Paul

Paul is the Shot Coordinator and Beer Chugging Competition Initiator for the pod and always comes to each episode well researched on a variety of topics. Yes, he will pull out his Witches Textbook or find out all he can about leprechauns to enhance our podcast, but then usually just makes a lot of solid zingers instead.

Paul is engaged to Jeannie and they live in Oakland, CA with their lovely turtles who occasionally join the podcast.

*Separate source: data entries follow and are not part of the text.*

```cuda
__global__ void __launch_bounds__(kAttnThreads, 1)
attn_fwd_wgmma_kernel(const __grid_constant__ CUtensorMap tmQKV, const AttnParams p) {
  extern __shared__ uint8_t smem_raw[];
  const uint32_t base = (smem_u32(smem_raw) + 1023u) & ~1023u;
  uint8_t* smem = smem_raw + (base - smem_u32(smem_raw));
  uint8_t* sQ = smem;
  uint8_t* sK = sQ + kAttnTile;
  uint8_t* sV = sK + kAttnStages * kAttnTile;
  uint64_t* bars = reinterpret_cast<uint64_t*>(sV + kAttnStages * kAttnTile);
  uint64_t* q_full = bars;
  uint64_t* k_full = q_full + 1;
  uint64_t* k_empty = k_full + kAttnStages;
  uint64_t* v_full = k_empty + kAttnStages;
  uint64_t* v_empty = v_full + kAttnStages;

  const int warp = threadIdx.x >> 5;
  const int qb = blockIdx.x, h = blockIdx.y, b = blockIdx.z;
  const int q0 = qb * kAttnBQ;
  const int col_q = h * 64, col_k = p.inner + h * 64, col_v = 2 * p.inner + h * 64;

  if (warp == 8 && elect_one()) {
    tma_prefetch_desc(&tmQKV);
    mbar_init(q_full, 1);
    for (int s = 0; s < kAttnStages; ++s) {
      mbar_init(&k_full[s], 1);
      mbar_init(&k_empty[s], 8);
      mbar_init(&v_full[s], 1);
      mbar_init(&v_empty[s], 8);
    }
    fence_mbar_init();
  }
  __syncthreads();
  pdl_wait();
  pdl_launch_dependents();
  const int kv_len = p.kv_len ? max(1, min(p.kv_len[b], p.seq)) : p.seq;
  const int n_kv = (kv_len + kAttnBKV - 1) / kAttnBKV;

  if (warp == 8) {
    if (elect_one()) {
      mbar_expect_tx(q_full, kAttnTile);
      tma_load_3d(sQ, &tmQKV, q_full, col_q, q0, b);
      for (int j = 0; j < n_kv; ++j) {
        const int s = j % kAttnStages;
        const uint32_t ph = (j / kAttnStages) & 1;
        mbar_wait(&k_empty[s], ph ^ 1);
        mbar_expect_tx(&k_full[s], kAttnTile);
        tma_load_3d(sK + s * kAttnTile, &tmQKV, &k_full[s], col_k, j * kAttnBKV, b);
        mbar_wait(&v_empty[s], ph ^ 1);
        mbar_expect_tx(&v_full[s], kAttnTile);
        tma_load_3d(sV + s * kAttnTile, &tmQKV, &v_full[s], col_v, j * kAttnBKV, b);
      }
    }
    return;
  }

  const int g = warp >> 2;
  const int lane = int(lane_id());
  const int r = 64 * g + 16 * (warp & 3) + (lane >> 2);
  const int c2 = 2 * (lane & 3);
  const uint64_t qdesc = make_wgmma_desc_sw128(smem_u32(sQ + g * (64 * 128)));
  float o[32];
#pragma unroll
  for (int i = 0; i < 32; ++i) o[i] = 0.0f;
  float m_run[2] = {-INFINITY, -INFINITY}, l_run[2] = {0.0f, 0.0f};
  mbar_wait(q_full, 0);
  for (int j = 0; j < n_kv; ++j) {
    const int s = j % kAttnStages;
    const uint32_t ph = (j / kAttnStages) & 1;
    const int kv_rem = kv_len - j * kAttnBKV;
    float sc[64];
    mbar_wait(&k_full[s], ph);
    const uint64_t kdesc = make_wgmma_desc_sw128(smem_u32(sK + s * kAttnTile));
    wgmma_fence();
#pragma unroll
    for (int k = 0; k < 4; ++k) wgmma_ss_n128(sc, qdesc + uint64_t(2 * k), kdesc + uint64_t(2 * k), k != 0);
    wgmma_commit();
    wgmma_wait<0>();
    wgmma_fence_regs(sc);
    __syncwarp();
    if (lane == 0) mbar_arrive(&k_empty[s]);
    if (kv_rem < kAttnBKV) {
#pragma unroll
      for (int i = 0; i < 64; ++i)
        if (8 * (i >> 2) + c2 + (i & 1) >= kv_rem) sc[i] = -INFINITY;
    }
    float alpha[2];
#pragma unroll
    for (int hr = 0; hr < 2; ++hr) {
      float mx = -INFINITY;
#pragma unroll
      for (int jj = 0; jj < 16; ++jj) mx = fmaxf(mx, fmaxf(sc[4 * jj + 2 * hr], sc[4 * jj + 2 * hr + 1]));
      mx = fmaxf(mx, __shfl_xor_sync(0xffffffffu, mx, 1));
      mx = fmaxf(mx, __shfl_xor_sync(0xffffffffu, mx, 2));
      const float m_new = fmaxf(m_run[hr], mx * p.scale_log2);
      alpha[hr] = ex2_approx(m_run[hr] - m_new);
      m_run[hr] = m_new;
      float sum = 0.0f;
#pragma unroll
      for (int jj = 0; jj < 16; ++jj) {
        const float e0 = ex2_approx(fmaf(sc[4 * jj + 2 * hr], p.scale_log2, -m_new));
        const float e1 = ex2_approx(fmaf(sc[4 * jj + 2 * hr + 1], p.scale_log2, -m_new));
        sc[4 * jj + 2 * hr] = e0;
        sc[4 * jj + 2 * hr + 1] = e1;
        sum += e0 + e1;
      }
      l_run[hr] = l_run[hr] * alpha[hr] + sum;
    }
#pragma unroll
    for (int jj = 0; jj < 8; ++jj) {
      o[4 * jj + 0] *= alpha[0];
      o[4 * jj + 1] *= alpha[0];
      o[4 * jj + 2] *= alpha[1];
      o[4 * jj + 3] *= alpha[1];
    }
    uint32_t pa[8][4];
#pragma unroll
    for (int kk = 0; kk < 8; ++kk) {
      pa[kk][0] = pack_half2(sc[8 * kk + 0], sc[8 * kk + 1]);
      pa[kk][1] = pack_half2(sc[8 * kk + 2], sc[8 * kk + 3]);
      pa[kk][2] = pack_half2(sc[8 * kk + 4], sc[8 * kk + 5]);
      pa[kk][3] = pack_half2(sc[8 * kk + 6], sc[8 * kk + 7]);
    }
    mbar_wait(&v_full[s], ph);
    wgmma_fence();
#pragma unroll
    for (int kk = 0; kk < 8; ++kk)
      wgmma_rs_n64_bt(o, pa[kk], make_wgmma_desc_sw128(smem_u32(sV + s * kAttnTile + kk * 16 * 128)), 1);
    wgmma_commit();
    wgmma_wait<0>();
    wgmma_fence_regs(o);
    __syncwarp();
    if (lane == 0) mbar_arrive(&v_empty[s]);
  }
#pragma unroll
  for (int hr = 0; hr < 2; ++hr) {
    float l = l_run[hr];
    l += __shfl_xor_sync(0xffffffffu, l, 1);
    l += __shfl_xor_sync(0xffffffffu, l, 2);
    const float inv_l = 1.0f / l;
    const int qrow = q0 + r + 8 * hr;
    if (qrow < p.seq) {
      __half* out = p.out + ((long long)b * p.seq + qrow) * p.inner + h * 64 + c2;
#pragma unroll
      for (int jj = 0; jj < 8; ++jj)
        *reinterpret_cast<uint32_t*>(out + 8 * jj) = pack_half2(o[4 * jj + 2 * hr] * inv_l, o[4 * jj + 2 * hr + 1] * inv_l);
    }
  }
}

}
```

### f5_tts_b200/csrc/common.cuh

```cuda
#pragma once
#include <cuda.h>
#include <cuda_fp16.h>
#include <cuda_runtime.h>
#include <stdint.h>
#include <stdio.h>

#ifndef F5_SPIN_TIMEOUT_CYCLES
#define F5_SPIN_TIMEOUT_CYCLES (4000000000LL)
#endif

namespace f5 {

__device__ __forceinline__ uint32_t smem_u32(const void* p) {
  return static_cast<uint32_t>(__cvta_generic_to_shared(p));
}
__device__ __forceinline__ uint32_t lane_id() { return threadIdx.x & 31; }

__device__ __forceinline__ bool elect_one() {
  uint32_t pred = 0;
  asm volatile(
      "{\n\t.reg .pred P;\n\t.reg .b32 R;\n\telect.sync R|P, 0xffffffff;\n\tselp.b32 %0, 1, 0, P;\n\t}\n"
      : "=r"(pred));
  return pred != 0;
}

__device__ __forceinline__ void mbar_init(uint64_t* bar, uint32_t count) {
  asm volatile("mbarrier.init.shared::cta.b64 [%0], %1;" ::"r"(smem_u32(bar)), "r"(count) : "memory");
}
__device__ __forceinline__ void fence_mbar_init() { asm volatile("fence.mbarrier_init.release.cluster;" ::: "memory"); }
__device__ __forceinline__ void mbar_expect_tx(uint64_t* bar, uint32_t bytes) {
  asm volatile("mbarrier.arrive.expect_tx.shared::cta.b64 _, [%0], %1;" ::"r"(smem_u32(bar)), "r"(bytes) : "memory");
}
__device__ __forceinline__ void mbar_arrive(uint64_t* bar) {
  asm volatile("mbarrier.arrive.shared::cta.b64 _, [%0];" ::"r"(smem_u32(bar)) : "memory");
}
__device__ __forceinline__ bool mbar_try_wait(uint64_t* bar, uint32_t parity) {
  uint32_t ok;
  asm volatile(
      "{\n\t.reg .pred P;\n\tmbarrier.try_wait.parity.shared::cta.b64 P, [%1], %2;\n\tselp.b32 %0, 1, 0, P;\n\t}\n"
      : "=r"(ok)
      : "r"(smem_u32(bar)), "r"(parity)
      : "memory");
  return ok != 0;
}
__device__ __forceinline__ void mbar_wait(uint64_t* bar, uint32_t parity) {
  if (mbar_try_wait(bar, parity)) return;
  long long t0 = clock64();
  while (!mbar_try_wait(bar, parity)) {
    if (clock64() - t0 > F5_SPIN_TIMEOUT_CYCLES) __trap();
  }
}

__device__ __forceinline__ bool mbar_test(uint64_t* bar, uint32_t parity) {
  uint32_t ok;
  asm volatile(
      "{\n\t.reg .pred p;\n\tmbarrier.test_wait.parity.shared::cta.b64 p, [%1], %2;\n\tselp.u32 %0, 1, 0, p;\n\t}"
      : "=r"(ok)
      : "r"(smem_u32(bar)), "r"(parity)
      : "memory");
  return ok != 0;
}

__device__ __forceinline__ void fence_proxy_async_smem() { asm volatile("fence.proxy.async.shared::cta;" ::: "memory"); }
__device__ __forceinline__ void fence_proxy_async_all() { asm volatile("fence.proxy.async;" ::: "memory"); }

__device__ __forceinline__ void tma_prefetch_desc(const CUtensorMap* m) {
  asm volatile("prefetch.tensormap [%0];" ::"l"(reinterpret_cast<uint64_t>(m)) : "memory");
}
__device__ __forceinline__ void tma_load_2d(void* smem_dst, const CUtensorMap* m, uint64_t* bar, int c0, int c1) {
  asm volatile(
      "cp.async.bulk.tensor.2d.shared::cluster.global.mbarrier::complete_tx::bytes [%0], [%1, {%3, %4}], [%2];" ::"r"(
          smem_u32(smem_dst)),
      "l"(reinterpret_cast<uint64_t>(m)), "r"(smem_u32(bar)), "r"(c0), "r"(c1)
      : "memory");
}
__device__ __forceinline__ void tma_load_3d(void* smem_dst, const CUtensorMap* m, uint64_t* bar, int c0, int c1,
                                            int c2) {
  asm volatile(
      "cp.async.bulk.tensor.3d.shared::cluster.global.mbarrier::complete_tx::bytes [%0], [%1, {%3, %4, %5}], [%2];" ::
          "r"(smem_u32(smem_dst)),
      "l"(reinterpret_cast<uint64_t>(m)), "r"(smem_u32(bar)), "r"(c0), "r"(c1), "r"(c2)
      : "memory");
}

__device__ __forceinline__ void tma_store_3d(const CUtensorMap* m, const void* smem_src, int c0, int c1, int c2) {
  asm volatile("cp.async.bulk.tensor.3d.global.shared::cta.bulk_group [%0, {%2, %3, %4}], [%1];" ::"l"(
                   reinterpret_cast<uint64_t>(m)),
               "r"(smem_u32(smem_src)), "r"(c0), "r"(c1), "r"(c2)
               : "memory");
}
__device__ __forceinline__ void tma_reduce_add_3d(const CUtensorMap* m, const void* smem_src, int c0, int c1, int c2) {
  asm volatile("cp.reduce.async.bulk.tensor.3d.global.shared::cta.add.tile.bulk_group [%0, {%2, %3, %4}], [%1];" ::"l"(
                   reinterpret_cast<uint64_t>(m)),
               "r"(smem_u32(smem_src)), "r"(c0), "r"(c1), "r"(c2)
               : "memory");
}
__device__ __forceinline__ void tma_store_commit() { asm volatile("cp.async.bulk.commit_group;" ::: "memory"); }
template <int N>
__device__ __forceinline__ void tma_store_wait_read() {
  asm volatile("cp.async.bulk.wait_group.read %0;" ::"n"(N) : "memory");
}
__device__ __forceinline__ void tma_store_wait_all() { asm volatile("cp.async.bulk.wait_group 0;" ::: "memory"); }
__device__ __forceinline__ void named_bar_sync(int id, int nthreads) {
  asm volatile("bar.sync %0, %1;" ::"r"(id), "r"(nthreads) : "memory");
}

__device__ __forceinline__ void tma_load_2d_multicast(void* smem_dst, const CUtensorMap* m, uint64_t* bar, int c0, int c1,
                                                      uint16_t cta_mask) {
  asm volatile(
      "cp.async.bulk.tensor.2d.shared::cluster.global.mbarrier::complete_tx::bytes.multicast::cluster [%0], [%1, {%3, "
      "%4}], [%2], %5;" ::"r"(smem_u32(smem_dst)),
      "l"(reinterpret_cast<uint64_t>(m)), "r"(smem_u32(bar)), "r"(c0), "r"(c1), "h"(cta_mask)
      : "memory");
}

__device__ __forceinline__ uint32_t cluster_ctarank() {
  uint32_t r;
  asm volatile("mov.u32 %0, %%cluster_ctarank;" : "=r"(r));
  return r;
}
__device__ __forceinline__ void cluster_sync_all() {
  asm volatile("barrier.cluster.arrive.release.aligned;\n\tbarrier.cluster.wait.acquire.aligned;" ::: "memory");
}
__device__ __forceinline__ void mbar_arrive_cluster(uint64_t* bar, uint32_t rank) {
  asm volatile(
      "{\n\t.reg .b32 ra;\n\tmapa.shared::cluster.u32 ra, %0, %1;\n\t"
      "mbarrier.arrive.release.cluster.shared::cluster.b64 _, [ra];\n\t}\n" ::"r"(smem_u32(bar)),
      "r"(rank)
      : "memory");
}

__device__ __forceinline__ void pdl_wait() { asm volatile("griddepcontrol.wait;" ::: "memory"); }
__device__ __forceinline__ void pdl_launch_dependents() { asm volatile("griddepcontrol.launch_dependents;" ::: "memory"); }

__device__ __forceinline__ uint64_t make_wgmma_desc_sw128(uint32_t smem_addr) {
  uint64_t d = 0;
  d |= uint64_t((smem_addr & 0x3FFFF) >> 4);
  d |= uint64_t(1) << 16;
  d |= uint64_t(1024 >> 4) << 32;
  d |= uint64_t(1) << 62;
  return d;
}

__device__ __forceinline__ float gelu_tanh(float x) {
  const float c0 = -2.3022081981f;
  const float c1 = -0.1029432396f;
  float e;
  asm("ex2.approx.ftz.f32 %0, %1;" : "=f"(e) : "f"(x * fmaf(x * x, c1, c0)));
  return __fdividef(x, 1.0f + e);
}
__device__ __forceinline__ float gelu_erf(float x) { return 0.5f * x * (1.0f + erff(x * 0.7071067811865476f)); }
__device__ __forceinline__ float silu(float x) { return x / (1.0f + __expf(-x)); }
__device__ __forceinline__ float mish(float x) {
  float sp = x > 20.0f ? x : log1pf(__expf(x));
  return x * tanhf(sp);
}
__device__ __forceinline__ uint32_t pack_half2(float a, float b) {
  __half2 h = __floats2half2_rn(a, b);
  return *reinterpret_cast<uint32_t*>(&h);
}
__device__ __forceinline__ float warp_sum(float v) {
#pragma unroll
  for (int o = 16; o > 0; o >>= 1) v += __shfl_xor_sync(0xffffffffu, v, o);
  return v;
}
__device__ __forceinline__ float warp_max(float v) {
#pragma unroll
  for (int o = 16; o > 0; o >>= 1) v = fmaxf(v, __shfl_xor_sync(0xffffffffu, v, o));
  return v;
}

}
```

### f5_tts_b200/csrc/kparams.h

```cpp
#pragma once
#include <cuda_fp16.h>
#include <stddef.h>
#include <stdint.h>

namespace f5 {

enum : int { ACT_NONE = 0, ACT_GELU_TANH = 1, ACT_GELU_ERF = 2, ACT_MISH = 3 };
enum : int {
  EPI_F16 = 0,
  EPI_F32 = 1,
  EPI_RESID = 2,
  EPI_QKV_ROPE = 3,
};

struct GemmParams {
  int rows;
  int n_out;
  int num_kb;
  int batches;
  const float* bias;
  void* out;
  __half* out16b;
  float* resid;
  int ldo;
  const float* gate;
  const int* step_ptr;
  long long gate_step_stride;
  const int* row_len;
  int seq;
  const float* rope_cos;
  const float* rope_sin;
  int inner;
  int pe_heads;
  int conv_pad;
  int skip_pad;
  int w_prefetch;
#ifdef F5_TRACE
  int diag_no_epi;
#endif
};

constexpr int kBM = 128;
constexpr int kBK = 64;


struct AttnParams {
  int seq;
  int heads;
  int batches;
  int inner;
  const int* kv_len;
  float scale_log2;
  __half* out;
};

constexpr int kAttnThreads = 288;
constexpr int kAttnBQ = 128;
constexpr int kAttnBKV = 128;
constexpr int kAttnStages = 3;
constexpr uint32_t kAttnTile = 128 * 64 * 2;
constexpr size_t kAttnSmem = size_t(kAttnTile) * (1 + 2 * kAttnStages) + 1024 + 256;

}
```

Baseline: 6972.

## Pipeline attention softmax with next QK GEMM, add warpgroup ping-pong and register split

Restructures the attention consumer loop so the QK^T GEMM for the next KV tile is issued together with the PV GEMM of the current tile. Softmax of the new scores then runs while the PV wgmma is still in flight, in the style of FlashAttention-3 intra-warpgroup pipelining. It also adds named-barrier ping-pong between the two consumer warpgroups so their tensor-core issue alternates. The producer grows to a full warpgroup (384 threads) so setmaxnreg can move registers from the producer to the consumers. The costs are higher register pressure from keeping sc, pa and o live at once, and a more intricate barrier protocol that could deadlock or serialize.

```diff
diff --git a/f5_tts_b200/csrc/attn.cuh b/f5_tts_b200/csrc/attn.cuh
--- a/f5_tts_b200/csrc/attn.cuh
+++ b/f5_tts_b200/csrc/attn.cuh
@@ -9,6 +9,46 @@
   float y;
   asm("ex2.approx.ftz.f32 %0, %1;" : "=f"(y) : "f"(x));
   return y;
+}
+
+__device__ __forceinline__ void attn_softmax_tile(float (&sc)[64], int kv_rem, int c2, float scale_log2,
+                                                  float (&m_run)[2], float (&l_run)[2], float (&alpha)[2]) {
+  if (kv_rem < kAttnBKV) {
+#pragma unroll
+    for (int i = 0; i < 64; ++i)
+      if (8 * (i >> 2) + c2 + (i & 1) >= kv_rem) sc[i] = -INFINITY;
+  }
+#pragma unroll
+  for (int hr = 0; hr < 2; ++hr) {
+    float mx = -INFINITY;
+#pragma unroll
+    for (int jj = 0; jj < 16; ++jj) mx = fmaxf(mx, fmaxf(sc[4 * jj + 2 * hr], sc[4 * jj + 2 * hr + 1]));
+    mx = fmaxf(mx, __shfl_xor_sync(0xffffffffu, mx, 1));
+    mx = fmaxf(mx, __shfl_xor_sync(0xffffffffu, mx, 2));
+    const float m_new = fmaxf(m_run[hr], mx * scale_log2);
+    alpha[hr] = ex2_approx(m_run[hr] - m_new);
+    m_run[hr] = m_new;
+    float sum = 0.0f;
+#pragma unroll
+    for (int jj = 0; jj < 16; ++jj) {
+      const float e0 = ex2_approx(fmaf(sc[4 * jj + 2 * hr], scale_log2, -m_new));
+      const float e1 = ex2_approx(fmaf(sc[4 * jj + 2 * hr + 1], scale_log2, -m_new));
+      sc[4 * jj + 2 * hr] = e0;
+      sc[4 * jj + 2 * hr + 1] = e1;
+      sum += e0 + e1;
+    }
+    l_run[hr] = l_run[hr] * alpha[hr] + sum;
+  }
+}
+
+__device__ __forceinline__ void attn_pack_p(const float (&sc)[64], uint32_t (&pa)[8][4]) {
+#pragma unroll
+  for (int kk = 0; kk < 8; ++kk) {
+    pa[kk][0] = pack_half2(sc[8 * kk + 0], sc[8 * kk + 1]);
+    pa[kk][1] = pack_half2(sc[8 * kk + 2], sc[8 * kk + 3]);
+    pa[kk][2] = pack_half2(sc[8 * kk + 4], sc[8 * kk + 5]);
+    pa[kk][3] = pack_half2(sc[8 * kk + 6], sc[8 * kk + 7]);
+  }
 }
 
 __global__ void __launch_bounds__(kAttnThreads, 1)
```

EACH MEMBER OF THE WRECKING CREW ANSWERED THESE QUESTIONS:

Who would you rather have a beer chugging contest against JCVD or Steven Segal?

Jean Claude, for sure. Steagal can throw those back I bet. and Jean Claude is prolly chill to hang out with.

Can anything happen on Halloween?

I definitely believe that anything can happen on Halloween.

Is Drop Dead Fred the greatest movie of your childhood or the greatest nightmare of your adult years?

Nightmare for sure. I wake up in a cold sweat thinking I have to watch it again.

Which person under the stairs do you most identify with? Why?

I mean... I wanna say Roach cus that guy's a hero, but who know, I haven't been tested like him.

Which historical figure from Bill & Ted's Excellent Adventure would you want to watch Bill & Ted's Excellent Adventure with?

So-crates. That guy is a cool cat.

Which would you rather have as a pet? Gonk from Elvira or the doggie from the beginning of The Room?

Gonk. Which room?

How many times are you willing to let Rowdy Roddy Piper hit you before you put on the sunglasses?

I personally love trying on other people's sunglasses.

Would you rather be trapped for 48 hours in the Devil's Tomb with Henry Rollins or in the Time Cop car with JCVD?

If Henry Rollins dropped the weird priest app, we can hang. We'll listen to some good music and hail Satan.

Would you rather sleep with Johnny alone, or sleep with Lisa, but Johnny and Denny watch (obviously, they will critique you the whole time)?

I don't know any of these people, but I guess with the people watching? A little constructive criticism never hurt anybody.

Who do you think you would be able to beat in a bare knuckle fist fight? Micheal Ironsides from Total Recall or Ironsides from Starship Troopers?

I wouldn't mess with him from Total Recall. Blood. Thirsty. Other him was a sap.

If you could swap faces, a la Face/Off, with anyone, who would it be?

Jack Nicholson. I wanna get the power of the brow.

What's the best drink to down during a terrible movie?

Cheap beer.

What's the best drink to down during a great movie?

Slightly less cheap beer. less cheap, not less beer.

Would you rather watch the worst movie you've ever seen every week for the rest of your life, or never watch your favorite movie ever again?

I could squeeze in that worst movie each week. Maybe I'd come around. Wait but then it wouldn't be the worst movie. Then I'd get another. Then I'd come around to that... Sweet this is the ticket to appreciating all movies.

What terrible movie would you like to see Donald Trump trapped in for eternity?

The Running Man. I want to make him a contestant and have to fight Jesse Ventura.